To carry out the merge, note that the unique key
blkid actually embeds information about the higher level geographies. Here are the parts of the key for Liberty Island we used earlier:
360610001001001 = 36 061 000100 1 001 36 = State of New York 061 = New York County (Manhattan) 000100 = Census Tract 1 = Census Block Group 001 = Census Block
So, we can create a county map by merging all geometries that share the same first 5 digits of their
blkid. Be patient; this is computationally expensive and can take a minute or two.

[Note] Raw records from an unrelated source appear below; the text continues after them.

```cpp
extern "C" int ln_conv_backward(const int* nbr_q, const int* nbr_n, const float* values_neigh, const float* grad_out, const float* filter, int mq,
                                int mn, int filter_extent, int val_dim, int nr_filters, float* grad_values, float* grad_filter,
                                void* workspace, size_t workspace_bytes, const int* row_partition, void* stream) {
    return ln_conv_backward_flags(nbr_q, nbr_n, values_neigh, grad_out, filter, mq, mn, filter_extent, val_dim, nr_filters, 0, grad_values,
                                  grad_filter, workspace, workspace_bytes, row_partition, stream);
}

extern "C" size_t ln_linear_backward_workspace_bytes(int rows, int cin, int cout) {
    return ln_linear_backward_query(rows, cin, cout, ln_conv_b3_enabled());
}

extern "C" int ln_linear_backward(const int* ident, const float* x, const float* grad_y, const float* w, int rows, int cin, int cout,
                                  float* grad_x, float* grad_w, void* workspace, size_t workspace_bytes, void* stream) {
    LN_REQUIRE(rows >= 0 && cin >= 1 && cout >= 1 && grad_w, LN_ERR_ARG, "ln_linear_backward: bad sizes / null output");
    LN_REQUIRE(workspace && workspace_bytes >= ln_linear_backward_workspace_bytes(rows, cin, cout), LN_ERR_WORKSPACE,
               "ln_linear_backward: workspace too small");
    const size_t gf_bytes = ln_bwd_gf_bytes(rows, 1, cout, cin, ln_conv_b3_enabled());
    const bool conv = grad_x && rows > 0;
    LnSlabSum sum = {nullptr, 0, 0, nullptr};
    int rc = ln_conv_grad_filter_impl(ident, grad_y, x, rows, 1, cout, cin, grad_w, workspace, gf_bytes, stream, conv ? &sum : nullptr);
    if (rc) return rc;
    if (conv)
        rc = ln_conv_forward_riding(ident, grad_y, w, rows, 1, cout, cin, 0, grad_x, static_cast<char*>(workspace) + gf_bytes,
                                    workspace_bytes - gf_bytes, nullptr, stream, sum);
    return rc ? rc : ln_check_launch("ln_linear_backward");
}
```

lattice_net_amd/csrc/ln_conv_plan.h:

```cpp
#pragma once
#include <stddef.h>
#include <stdint.h>

#define LN_BWD_MAX_SUBTILES 4
#define LN_BWD_CUS 256
#ifndef LN_BWD_B3_MAX_T
#define LN_BWD_B3_MAX_T 3
#endif
#ifndef LN_CONV_LDS_E
#define LN_CONV_LDS_E 16
#endif
#define LN_CONV_B3_WAVES(V) ((V) <= 128 ? 3 : 2)
#ifndef LN_CONV_SPLIT_TILES
#define LN_CONV_SPLIT_TILES 512
#endif
#ifndef LN_CONV_WIDE_SPLIT_MIN_V
#define LN_CONV_WIDE_SPLIT_MIN_V 128
#endif
#ifndef LN_CONV_B3_MIN_ROWS
#define LN_CONV_B3_MIN_ROWS 4096
#endif
#ifndef LN_GF_ROWS
#define LN_GF_ROWS 320
#endif
#ifndef LN_GFB_SUB
#define LN_GFB_SUB 64
#endif
#ifndef LN_GFB_EG
#define LN_GFB_EG 3
#endif
#ifndef LN_GFB_W128F
#define LN_GFB_W128F 2
#endif
#define LN_GFB_SLAB_BYTES (24ll << 20)

constexpr int ln_cdiv(long long a, long long b) { return int((a + b - 1) / b); }

constexpr bool ln_conv_per_slot_v(int V) {
    return V == 8 || V == 16 || V == 32 || V == 48 || V == 64 || V == 96 || V == 128 || V == 192 || V == 256;
}
constexpr int ln_conv_nt_max(int V) { return (V * 16 * 8 * 4 <= 32 * 1024) ? 8 : ((V * 16 * 4 * 4 <= 48 * 1024) ? 4 : 2); }
constexpr bool ln_conv_chunk_fits(int V, int NT) { return (NT == 8 || NT == 4 || NT == 2 || NT == 1) && NT <= ln_conv_nt_max(V); }
constexpr bool ln_conv_chunk_b3_spills(int V, int NT) { return V >= 256 && NT > 1; }
constexpr bool ln_conv_chunk_b3(int V, int NT) { return V % 32 == 0 && V * 16 * NT * 6 <= 64 * 1024 && !ln_conv_chunk_b3_spills(V, NT); }
constexpr bool ln_conv_b3_three_subtiles(int V) { return LN_CONV_B3_WAVES(V) == 3; }
constexpr int ln_conv_b3_subtiles(int V, int m, int chunks) {
    return ln_conv_b3_three_subtiles(V) && (long long)ln_cdiv(m, 192) * chunks >= LN_BWD_CUS * 3 / 4 ? 3 : 1;
}
constexpr bool ln_conv_wide_built(int V, int NT) { return V % 32 == 0 && NT >= 1 && NT <= 4; }
constexpr bool ln_conv_wide_shape(int V, int F) { return V % 32 == 0 && V >= 96 && F % 32 == 0; }
constexpr int ln_conv_r32_ntw(int NT) { return NT == 4 ? 2 : (NT == 3 ? 3 : 1); }
constexpr int ln_conv_r32_ch(int NT) { return NT % 2 == 0 ? 2 : 1; }
constexpr int ln_conv_r32_rt(int NT) { return NT % 2 == 0 ? 6 : 4; }
constexpr int LN_CONV_R32SK_RT = 6;
constexpr bool ln_conv_full_shape(int V, int F) {
    return (V == 8 || V == 16 || V == 32) && (F == 16 || F == 32 || F == 64 || F == 128) && V * F <= 1024;
}
constexpr bool ln_conv_small_filter(int E, int V, int F) { return E == 9 && (size_t)E * V * F * 4 <= 64 * 1024 && V <= 32; }
constexpr bool ln_bwd_fused_shape(int E, int V, int F) { return E == 9 && V == 32 && F == 32; }

constexpr int LN_CONV_OVL_T = 2;
constexpr int LN_CONV_OVL_C = 2;
constexpr int LN_CONV_OVL_MAX_ROWS = 2 * 64 * LN_BWD_B3_MAX_T * LN_BWD_CUS;
constexpr bool ln_bwd_narrow(int m, bool b3_enabled, bool overlapped) {
    return overlapped && b3_enabled && m >= LN_CONV_B3_MIN_ROWS && m <= LN_CONV_OVL_MAX_ROWS;
}
constexpr int ln_bwd_subtiles(int m, bool b3_enabled, bool overlapped = false) {
    if (ln_bwd_narrow(m, b3_enabled, overlapped)) return LN_CONV_OVL_T;
    const int max_t = b3_enabled ? LN_BWD_B3_MAX_T : LN_BWD_MAX_SUBTILES;
    const int s = (m + 63) / 64;
    int best = 1, best_cost = 1 << 30;
    for (int t = 1; t <= max_t; ++t) {
        const int wgs = (s + t - 1) / t;
        const int cost = ((wgs + LN_BWD_CUS - 1) / LN_BWD_CUS) * (t + 1);
        if (cost <= best_cost) {
            best = t;
            best_cost = cost;
        }
    }
    return best;
}
constexpr int ln_bwd_chunks(int m, bool b3_enabled, bool overlapped = false) { return ln_bwd_narrow(m, b3_enabled, overlapped) ? LN_CONV_OVL_C : 1; }
static_assert(LN_CONV_OVL_T * LN_CONV_OVL_C >= LN_BWD_B3_MAX_T, "the narrow form would write more slabs than the workspace queries report");
constexpr int ln_bwd_workgroups(int m, bool b3_enabled, bool overlapped = false) {
    return ln_cdiv(m, 64 * ln_bwd_subtiles(m, b3_enabled, overlapped) * ln_bwd_chunks(m, b3_enabled, overlapped));
}

constexpr size_t ln_conv_bank_bytes(int m, int E, int V, int F, bool b3_enabled) {
    if (V % 32 != 0 || F % 16 != 0 || m < LN_CONV_B3_MIN_ROWS || E > LN_CONV_LDS_E || !b3_enabled) return 0;
    return (((size_t)E * V * F * 3 * sizeof(unsigned short)) + 255) & ~size_t(255);
}
constexpr int ln_conv_slots_per_split(int V, int m, int E, int F) {
    if (!ln_conv_per_slot_v(V)) return E;
    const long long tiles = (long long)ln_cdiv(m, 64) * ln_cdiv(F, 16 * ln_conv_nt_max(V));
    if (tiles * 2 > LN_CONV_SPLIT_TILES || E < 2) return E;
    int nsplit = int((LN_CONV_SPLIT_TILES + tiles - 1) / tiles);
    if (nsplit > E) nsplit = E;
    return (E + nsplit - 1) / nsplit;
}
constexpr bool ln_conv_wide_fills_chip(int m, int F) { return (long long)ln_cdiv(m, 192) * ln_cdiv(F, 128) >= LN_BWD_CUS / 2; }
constexpr int ln_conv_wide_split(int V, int m, int E, int F, bool have_bank) {
    if (!have_bank || !ln_conv_per_slot_v(V) || V % 32 != 0 || V < LN_CONV_WIDE_SPLIT_MIN_V || F % 32 != 0 || E < 3 || m < LN_CONV_B3_MIN_ROWS)
        return 0;
    if (ln_conv_wide_fills_chip(m, F)) return 0;
    const long long wgs = (long long)ln_cdiv(m, 192) * (F >= 128 ? F / 128 : 1);
    int best = 1;
    long long best_cost = 1ll << 60;
    for (int n = 2; n <= E; ++n) {
        const long long cost = ((wgs * n + LN_BWD_CUS - 1) / LN_BWD_CUS) * ((E + n - 1) / n);
        if (cost < best_cost) {
            best = n;
            best_cost = cost;
        }
    }
    return best;
}
struct LnConvLayout {
    size_t bank_bytes;
    int wide_split;
    int nsplit, e_per;
};
constexpr LnConvLayout ln_conv_layout(int m, int E, int V, int F, bool b3_enabled, bool have_bank) {
    LnConvLayout l = {ln_conv_bank_bytes(m, E, V, F, b3_enabled), 0, 1, ln_conv_slots_per_split(V, m, E, F)};
    l.wide_split = ln_conv_wide_split(V, m, E, F, l.bank_bytes > 0 && have_bank);
    if (l.wide_split > 1) l.e_per = (E + l.wide_split - 1) / l.wide_split;
    l.nsplit = (E + l.e_per - 1) / l.e_per;
    return l;
}
constexpr size_t ln_conv_slab_bytes(int nsplit, int m, int F) { return nsplit > 1 ? (size_t)nsplit * m * F * sizeof(float) : 0; }
constexpr size_t ln_conv_bank_query(int m, int E, int V, int F, bool b3_enabled) {
    if (m <= 0 || F % 16 != 0 || ln_conv_small_filter(E, V, F)) return 0;
    return ln_conv_bank_bytes(m, E, V, F, b3_enabled);
}
constexpr size_t ln_conv_forward_query(int m, int E, int V, int F, bool b3_enabled) {
    if (m <= 0 || F % 16 != 0) return 256;
    return ln_conv_bank_query(m, E, V, F, b3_enabled) + ln_conv_slab_bytes(ln_conv_layout(m, E, V, F, b3_enabled, true).nsplit, m, F) + 256;
}
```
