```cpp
enum Park { PARK_FIRST, PARK_LAST };
struct LaneSpan {
    int64_t m;
    bool active, full;
    int64_t mm;
};
template <int W, int BLOCK, Park PARK>
__device__ __forceinline__ LaneSpan lane_span(const int64_t n) {
    const int64_t m = ((int64_t)blockIdx.x * BLOCK + threadIdx.x) * W;
    const bool active = m < n;
    const bool full = m + (W - 1) < n;
    const int64_t mm = active ? m : (PARK == PARK_LAST ? ((n - 1) & ~(int64_t)(W - 1)) : 0);
    return LaneSpan{m, active, full, mm};
}

}
```

fiveeqscm_amd/csrc/fiveeq_step.hpp:

```cpp
#pragma once

namespace fiveeq {


#ifdef FIVEEQ_STEP_WAVES
#define FIVEEQ_STEP_ATTR __attribute__((amdgpu_waves_per_eu(FIVEEQ_STEP_WAVES, FIVEEQ_STEP_WAVES)))
#else
#define FIVEEQ_STEP_ATTR
#endif
template <typename T>
struct UniformRows {
    uint32_t mask;
    T val[3 * MAX_GAS + 2];
};
template <typename V, int P0, int P1, int P2, bool BINS, bool NT, bool MISFIT, bool FORC, bool UNI>
__device__ __forceinline__ void step_body(
    const typename Lane<V>::S* __restrict__ drive, const int n_steps, const int t,
    const int64_t n, const int64_t ld,
    const typename Lane<V>::S* __restrict__ r, const typename Lane<V>::S* __restrict__ q,
    typename Lane<V>::S* __restrict__ R, typename Lane<V>::S* __restrict__ S,
    typename Lane<V>::S* __restrict__ C_traj, typename Lane<V>::S* __restrict__ T_traj,
    const int n_rows, double* __restrict__ stats,
    unsigned short* __restrict__ bin_ring, const int ring_rows,
    const double hist_lo, const double hist_inv_w, const int n_bins,
    const double* __restrict__ obs, double* __restrict__ misfit,
    const typename Lane<V>::S* __restrict__ fscale,
    const typename Lane<V>::S* __restrict__ fext, const int n_fext,
    const UniformRows<typename Lane<V>::S>& uni) {
    using L = Layout<P0, P1, P2>;
    using T = typename Lane<V>::S;
    constexpr int W = Lane<V>::W;
    constexpr bool NTT = true;
    static_assert(!FORC || (!BINS && !NT), "the forcing scales: no histogram ring, default row policy");
    static_assert(!UNI || (!BINS && !MISFIT && !FORC), "the single-valued rows: the plain forward form only");
    __shared__ T drv[DRIVE_STRIDE];
    const auto [m, active, full, mm] = lane_span<W, FIVEEQ_STEP_BLOCK, PARK_LAST>(n);
    __shared__ KModel<T> km_s;
    constexpr int NW = sizeof(KModel<T>) / sizeof(T);
    static_assert(NW <= FIVEEQ_STEP_BLOCK, "model must stage in one pass");
    const T* kargs = (const T*)__builtin_amdgcn_kernarg_segment_ptr();
    T stage_v = T(0), drv_v = T(0);
    if (threadIdx.x < NW) stage_v = kargs[threadIdx.x];
    if (threadIdx.x < DRIVE_STRIDE) drv_v = drive[(int64_t)t * DRIVE_STRIDE + threadIdx.x];
    const KModel<T>& kmr = km_s;

    V rr[3 * L::G], qq[2], Rv[L::SP], Sv[2], Cv[L::G];
#pragma unroll
    for (int k = 0; k < L::SP; ++k) Rv[k] = load_row<V, NT>(R + k * ld + mm);
#pragma unroll
    for (int k = 0; k < 2; ++k) Sv[k] = load_row<V, NT>(S + k * ld + mm);
    if constexpr (UNI) {
#pragma unroll
        for (int k = 0; k < 3 * L::G; ++k) {
            if (uni.mask & (1u << k)) rr[k] = (V)uni.val[k];
            else rr[k] = load_row<V, NT>(r + k * ld + mm);
        }
#pragma unroll
        for (int k = 0; k < 2; ++k) {
            if (uni.mask & (1u << (3 * L::G + k))) qq[k] = (V)uni.val[3 * L::G + k];
            else qq[k] = load_row<V, NT>(q + k * ld + mm);
        }
    } else {
#pragma unroll
        for (int k = 0; k < 3 * L::G; ++k) rr[k] = load_row<V, NT>(r + k * ld + mm);
#pragma unroll
        for (int k = 0; k < 2; ++k) qq[k] = load_row<V, NT>(q + k * ld + mm);
    }
    V fs[FORC ? L::G + MAX_FEXT : 1];
    if constexpr (FORC) {
#pragma unroll
        for (int k = 0; k < L::G + MAX_FEXT; ++k) fs[k] = k < L::G + n_fext ? load_row<V, NT>(fscale + k * ld + mm) : (V)T(0);
    }

    if (threadIdx.x < NW) reinterpret_cast<T*>(&km_s)[threadIdx.x] = stage_v;
    if (threadIdx.x < DRIVE_STRIDE) drv[threadIdx.x] = drv_v;
    __syncthreads();

    V Tn = (V)T(0);
    if constexpr (FORC) {
        V no_cum[L::G], no_Rlo[L::SP];
        member_step<V, L, false, false, true>(kmr, drv, rr, qq, Rv, Sv, Cv, Tn, no_cum, no_Rlo, fs, 1,
                                              fext + (int64_t)t * MAX_FEXT, n_fext);
    } else {
        member_step<V, L>(kmr, drv, rr, qq, Rv, Sv, Cv, Tn);
    }
    if (active) {
#pragma unroll
        for (int k = 0; k < L::SP; ++k) store_row<NT>(R + k * ld + m, Rv[k], full);
#pragma unroll
        for (int k = 0; k < 2; ++k) store_row<NT>(S + k * ld + m, Sv[k], full);
        const int row = __builtin_amdgcn_readfirstlane((int)drv[7]);
        if (row >= 0 && row < n_rows) {
            if (C_traj != nullptr) {
                T* c = C_traj + (int64_t)row * L::G * ld + m;
#pragma unroll
                for (int g = 0; g < L::G; ++g) store_row<NTT>(c + g * ld, Cv[g], full);
            }
            if (T_traj != nullptr) store_row<NTT>(T_traj + (int64_t)row * ld + m, Tn, full);
        }
        if constexpr (MISFIT) misfit_step(obs + (int64_t)t * 4, Tn, misfit + m, 1, ld, full);
        if constexpr (BINS)
            store_bin(bin_ring + (int64_t)(t % ring_rows) * ld + m, make_rule(T(0), hist_lo, hist_inv_w, n_bins), Tn, full);
    }
    if (stats != nullptr) {
        const int64_t n_rec = (n + 63) >> 6;
        const int64_t wave = (int64_t)blockIdx.x * (FIVEEQ_STEP_BLOCK / 64) + (threadIdx.x >> 6);
        if constexpr (W == 1) {
            if (wave < n_rec) wave_stats(active, Tn, stats + (wave * n_steps + t) * 4);
        } else {
            if (2 * wave < n_rec)
                wave_stats(active, full, Tn, stats + (2 * wave * n_steps + t) * 4,
                           2 * wave + 1 < n_rec ? stats + ((2 * wave + 1) * n_steps + t) * 4 : nullptr);
        }
    }
}
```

-- Create a nyc_census_counties table by merging census blocks CREATE TABLE nyc_census_counties AS SELECT ST_Union(geom)::Geometry(MultiPolygon,26918) AS geom, SubStr(blkid,1,5) AS countyid FROM nyc_census_blocks GROUP BY countyid;
An area test can confirm that our union operation did not lose any geometry. First, we calculate the area of each individual census block, and sum those areas grouping by census county id.
SELECT SubStr(blkid,1,5) AS countyid, Sum(ST_Area(geom)) AS area FROM nyc_census_blocks GROUP BY countyid ORDER BY countyid;
countyid | area ----------+------------------ 36005 | 110196022.906506 36047 | 181927497.678368 36061 | 59091860.6261323 36081 | 283194473.613692 36085 | 150758328.111199
Then we calculate the area of each of our new county polygons from the county table:
SELECT countyid, ST_Area(geom) AS area FROM nyc_census_counties ORDER BY countyid;
countyid | area ----------+------------------ 36005 | 110196022.906507 36047 | 181927497.678367 36061 | 59091860.6261324 36081 | 283194473.593646 36085 | 150758328.111199
The same answer! We have successfully built an NYC county table from our census blocks data.
20.5. Function List¶
ST_Centroid(geometry): Returns a point geometry that represents the center of mass of the input geometry.
ST_PointOnSurface(geometry): Returns a point geometry that is guaranteed to be in the interior of the input geometry.
ST_Buffer(geometry, distance): For geometry: Returns a geometry that represents all points whose distance from this Geometry is less than or equal to distance. Calculations are in the Spatial Reference System of this Geometry. For geography: Uses a planar transform wrapper.
ST_Intersection(geometry A, geometry B): Returns a geometry that represents the shared portion of geomA and geomB. The geography implementation does a transform to geometry to do the intersection and then transform back to WGS84.
ST_Union(): Returns a geometry that represents the point set union of the Geometries.
ST_AsText(text): Returns the Well-Known Text (WKT) representation of the geometry/geography without SRID metadata.
substring(string [from int] [for int]): PostgreSQL string function to extract substring matching SQL regular expression.
sum(expression): PostgreSQL aggregate function that returns the sum of records in a set of records.